## About this exercise:
Go through the entries below and collect each line with the string "beta" in it.

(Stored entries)
========
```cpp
int asrx_abby_record_cond(unsigned char* buf);
int asrx_abby_fwd(const float* x, const float* hpre, const float* W2, const float* b2, float* out, float* ys,
                  int* idx, int64_t rows, int64_t d, int64_t L, int64_t H, int64_t sid_base, uint32_t key,
                  int use_noise, asrx_stream_t stream);
int asrx_abby_fwd_res(const float* x, const float* hpre, const float* W2, const float* logits, const float* b2,
                      const float* res, float* out, float* ys, int* idx, int64_t rows, int64_t d, int64_t L, int64_t H,
                      int64_t sid_base, uint32_t key, int use_noise, asrx_stream_t stream);
int asrx_abby_fwd_logits(const float* x, const float* logits, const float* b2, float* out, float* ys, int* idx,
                         int64_t rows, int64_t d, int64_t L, int64_t H, int64_t sid_base, uint32_t key,
                         int use_noise, asrx_stream_t stream);
int asrx_abby_fwd2(const float* x, const float* hpre, const float* W2, const float* b2, void* out, int out_bf16,
                   float* ys, int* idx, int64_t rows, int64_t d, int64_t L, int64_t H, int64_t sid_base, uint32_t key,
                   int use_noise, const float* tw, const float* tb, float* tc, asrx_stream_t stream);
int asrx_abby_fwd_logits2(const float* x, const float* logits, const float* b2, void* out, int out_bf16, float* ys,
                          int* idx, int64_t rows, int64_t d, int64_t L, int64_t H, int64_t sid_base, uint32_t key,
                          int use_noise, const float* tw, const float* tb, float* tc, asrx_stream_t stream);
int asrx_abby_fwd3(const float* x, const float* hpre, const float* W2, const float* logits, const float* b2,
                   void* out, int out_bf16, float* ys, int* idx, int64_t rows, int64_t d, int64_t L, int64_t H,
                   int64_t sid_base, uint32_t key, int use_noise, const float* tw, const float* tb, float* tc,
                   float* nrm, asrx_stream_t stream);
int asrx_abby_bwd(const float* dout, const float* x, const float* hpre, const float* W2, const float* ys,
                  const int* idx, float* dx, float* dhpre, float* dW2, float* db2, int64_t rows, int64_t d,
                  asrx_stream_t stream);
int asrx_abby_bwd2(const float* dout, const float* x, const float* hpre, const float* W2, const float* ys,
                   const int* idx, float* dx, float* dhpre, float* dW2, float* db2, int64_t rows, int64_t d, int acc,
                   asrx_stream_t stream);

int asrx_attn_fwd(int prec, const float* q, const int64_t* sq, const float* k, const int64_t* sk, const float* v,
                  const int64_t* sv, float* o, const int64_t* so, float* lse, int64_t B, int64_t H, int64_t Lq,
                  int64_t Lk, int64_t hd, int causal, float scale, asrx_stream_t stream);
int asrx_attn_fwd2(int prec, int io, const void* q, const int64_t* sq, const void* k, const int64_t* sk,
                   const void* v, const int64_t* sv, void* o, const int64_t* so, float* lse, int64_t B, int64_t H,
                   int64_t Lq, int64_t Lk, int64_t hd, int causal, float scale, asrx_stream_t stream);
int asrx_attn_bwd2(int prec, int io, const void* q, const int64_t* sq, const void* k, const int64_t* sk,
                   const void* v, const int64_t* sv, const void* o, const int64_t* so, const void* dO,
                   const int64_t* sd, const float* lse, float* delta_ws, float* dq, const int64_t* sdq, float* dk,
                   const int64_t* sdk, float* dv, const int64_t* sdv, int64_t B, int64_t H, int64_t Lq, int64_t Lk,
                   int64_t hd, int causal, float scale, asrx_stream_t stream);
int asrx_attn_bwd(int prec, const float* q, const int64_t* sq, const float* k, const int64_t* sk, const float* v,
                  const int64_t* sv, const float* o, const int64_t* so, const float* dO, const int64_t* sd,
                  const float* lse, float* delta_ws, float* dq, const int64_t* sdq, float* dk, const int64_t* sdk,
                  float* dv, const int64_t* sdv, int64_t B, int64_t H, int64_t Lq, int64_t Lk, int64_t hd,
                  int causal, float scale, asrx_stream_t stream);

int asrx_layernorm_fwd(const float* x, const float* w, const float* b, float* y, float* mean, float* rstd,
                       int64_t rows, int64_t d, float eps, asrx_stream_t stream);
int asrx_layernorm_bwd(const float* dy, const float* x, const float* w, const float* mean, const float* rstd,
                       float* dx, float* dw, float* db, int64_t rows, int64_t d, asrx_stream_t stream);
int asrx_layernorm_bwd_acc(const float* dy, const float* x, const float* w, const float* mean, const float* rstd,
                           float* dx, float* dw, float* db, int64_t rows, int64_t d, int acc, asrx_stream_t stream);

int asrx_layernorm_fwd2(const float* x, const float* w, const float* b, float* y, float* mean, float* rstd,
                        float* nrm, const float* gw, const float* gb, float* gout, int gate_on_x, int64_t rows,
                        int64_t d, float eps, asrx_stream_t stream);
int asrx_layernorm_fwd3(const float* x, const float* w, const float* b, void* y, int y_bf16, float* mean, float* rstd,
                        float* nrm, const float* gw, const float* gb, float* gout, int gate_on_x, int64_t rows,
                        int64_t d, float eps, asrx_stream_t stream);

int asrx_small_linear_fwd(const float* x, const float* W, const float* b, float* y, int64_t rows, int64_t K,
                          int64_t N, int act, asrx_stream_t stream);
int asrx_small_linear_bwd(const float* dy, const float* y, const float* x, const float* W, float* dx, float* dW,
                          float* db, int64_t rows, int64_t K, int64_t N, int act, float beta,
                          asrx_stream_t stream);
int asrx_small_linear_fwd2(const void* x, int x_bf16, const float* W, const float* b, float* y, int64_t rows,
                           int64_t K, int64_t N, int act, asrx_stream_t stream);
int asrx_small_linear_bwd2(const float* dy, const float* y, const void* x, int x_bf16, const float* W, float* dx,
                           float* dW, float* db, int64_t rows, int64_t K, int64_t N, int act, float beta,
                           asrx_stream_t stream);

int asrx_rownorm(const float* x, float* n, int64_t rows, int64_t d, asrx_stream_t stream);
int asrx_rownorm_bwd(const float* dn, const float* x, const float* n, float* dx, int64_t rows, int64_t d,
                     asrx_stream_t stream);
int asrx_rownorm_bwd2(const float* dn, const float* x, const float* n, float* dx, int64_t rows, int64_t d, int acc,
                      asrx_stream_t stream);
int asrx_row_normalize(const float* x, float* y, float* n, int64_t rows, int64_t d, asrx_stream_t stream);
int asrx_row_normalize_bwd(const float* dy, const float* y, const float* n, float* dx, int64_t rows, int64_t d,
                           int acc, asrx_stream_t stream);
int asrx_softmax_small(const float* x, float* y, int64_t rows, int64_t N, asrx_stream_t stream);
int asrx_softmax_small_bwd(const float* g, const float* y, float* dx, int64_t rows, int64_t N, asrx_stream_t stream);
int asrx_zero(void* p, int64_t bytes, asrx_stream_t stream);

int asrx_rotary_fwd(const float* x, const float* m, const float* f, float* y, int64_t BL, int64_t L, int64_t D,
                    int64_t hd, float scale, asrx_stream_t stream);
int asrx_rotary_bwd(const float* g, const float* x, const float* m, const float* f, float* dx, float* dm,
                    int64_t BL, int64_t L, int64_t D, int64_t hd, float scale, asrx_stream_t stream);
int asrx_rotary_table(const float* f, float* tab, int64_t L, int64_t hd, asrx_stream_t stream);
int asrx_rotary_fwd2(const float* x, const float* m, const float* f, const float* tab, float* y, int64_t BL, int64_t L,
                     int64_t D, int64_t hd, float scale, asrx_stream_t stream);
int asrx_rotary_bwd2(const float* g, const float* x, const float* m, const float* f, const float* tab, float* dx,
                     float* dm, int64_t BL, int64_t L, int64_t D, int64_t hd, float scale, asrx_stream_t stream);

int asrx_vgate_fwd(const float* S, const float* nx, const float* mval, const float* h, const float* w2,
                   const float* b2, const float* cw, const float* cb, const float* tx, float* ion, float* xval,
                   float* kv, float* m2, int64_t rows, int64_t M, int64_t Dh, float inv_sqrt_d,
                   asrx_stream_t stream);
int asrx_vgate_bwd(const float* dion, const float* S, const float* nx, const float* mval, const float* h,
                   const float* w2, const float* cw, const float* kv, const float* m2, float* dS, float* dnx,
                   float* dh, float* dmval, float* dw2, float* db2, float* dcw, float* dcb, int64_t rows, int64_t M,
                   int64_t Dh, float inv_sqrt_d, asrx_stream_t stream);
// ... 293 lines not shown
```

Measured before the change: 5547 audio-sec/sec.

## Add specialized hd=64 attention backward kernels with mask-free tiles and precomputed LDS offsets

Adds new dK/dV and dQ backward kernels for head dim 64 and makes them the default through a new variant switch. They precompute swizzled LDS fragment offsets once per lane, split each tile into masked and unmasked compile-time paths chosen per wave, and prefetch lse/delta pairs into LDS alongside the Q/dO tiles. The aim is to cut per-tile address arithmetic and mask selects in the inner loop. The cost is extra duplicated code and extra LDS for the lse/delta buffer, and the opaque() barrier may constrain instruction scheduling.

```diff
diff --git a/asr-model_amd/asrx/lib.py b/asr-model_amd/asrx/lib.py
--- a/asr-model_amd/asrx/lib.py
+++ b/asr-model_amd/asrx/lib.py
@@ -21,6 +21,7 @@
     "asrx_set_noise_epoch": (_i32, [_u32, _p]),
     "asrx_set_gemm_variant": (_i32, [_i32]),
     "asrx_set_attn_variant": (_i32, [_i32]),
+    "asrx_set_attn_bwd_variant": (_i32, [_i32]),
     "asrx_set_wgrad_variant": (_i32, [_i32]),
     "asrx_mel_frames": (_i32, [_i64]),
     "asrx_logmel_ws_bytes": (_i64, [_i64, _i64]),
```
========
## Written response:
                          float* db, int64_t rows, int64_t K, int64_t N, int act, float beta,
                           float* dW, float* db, int64_t rows, int64_t K, int64_t N, int act, float beta,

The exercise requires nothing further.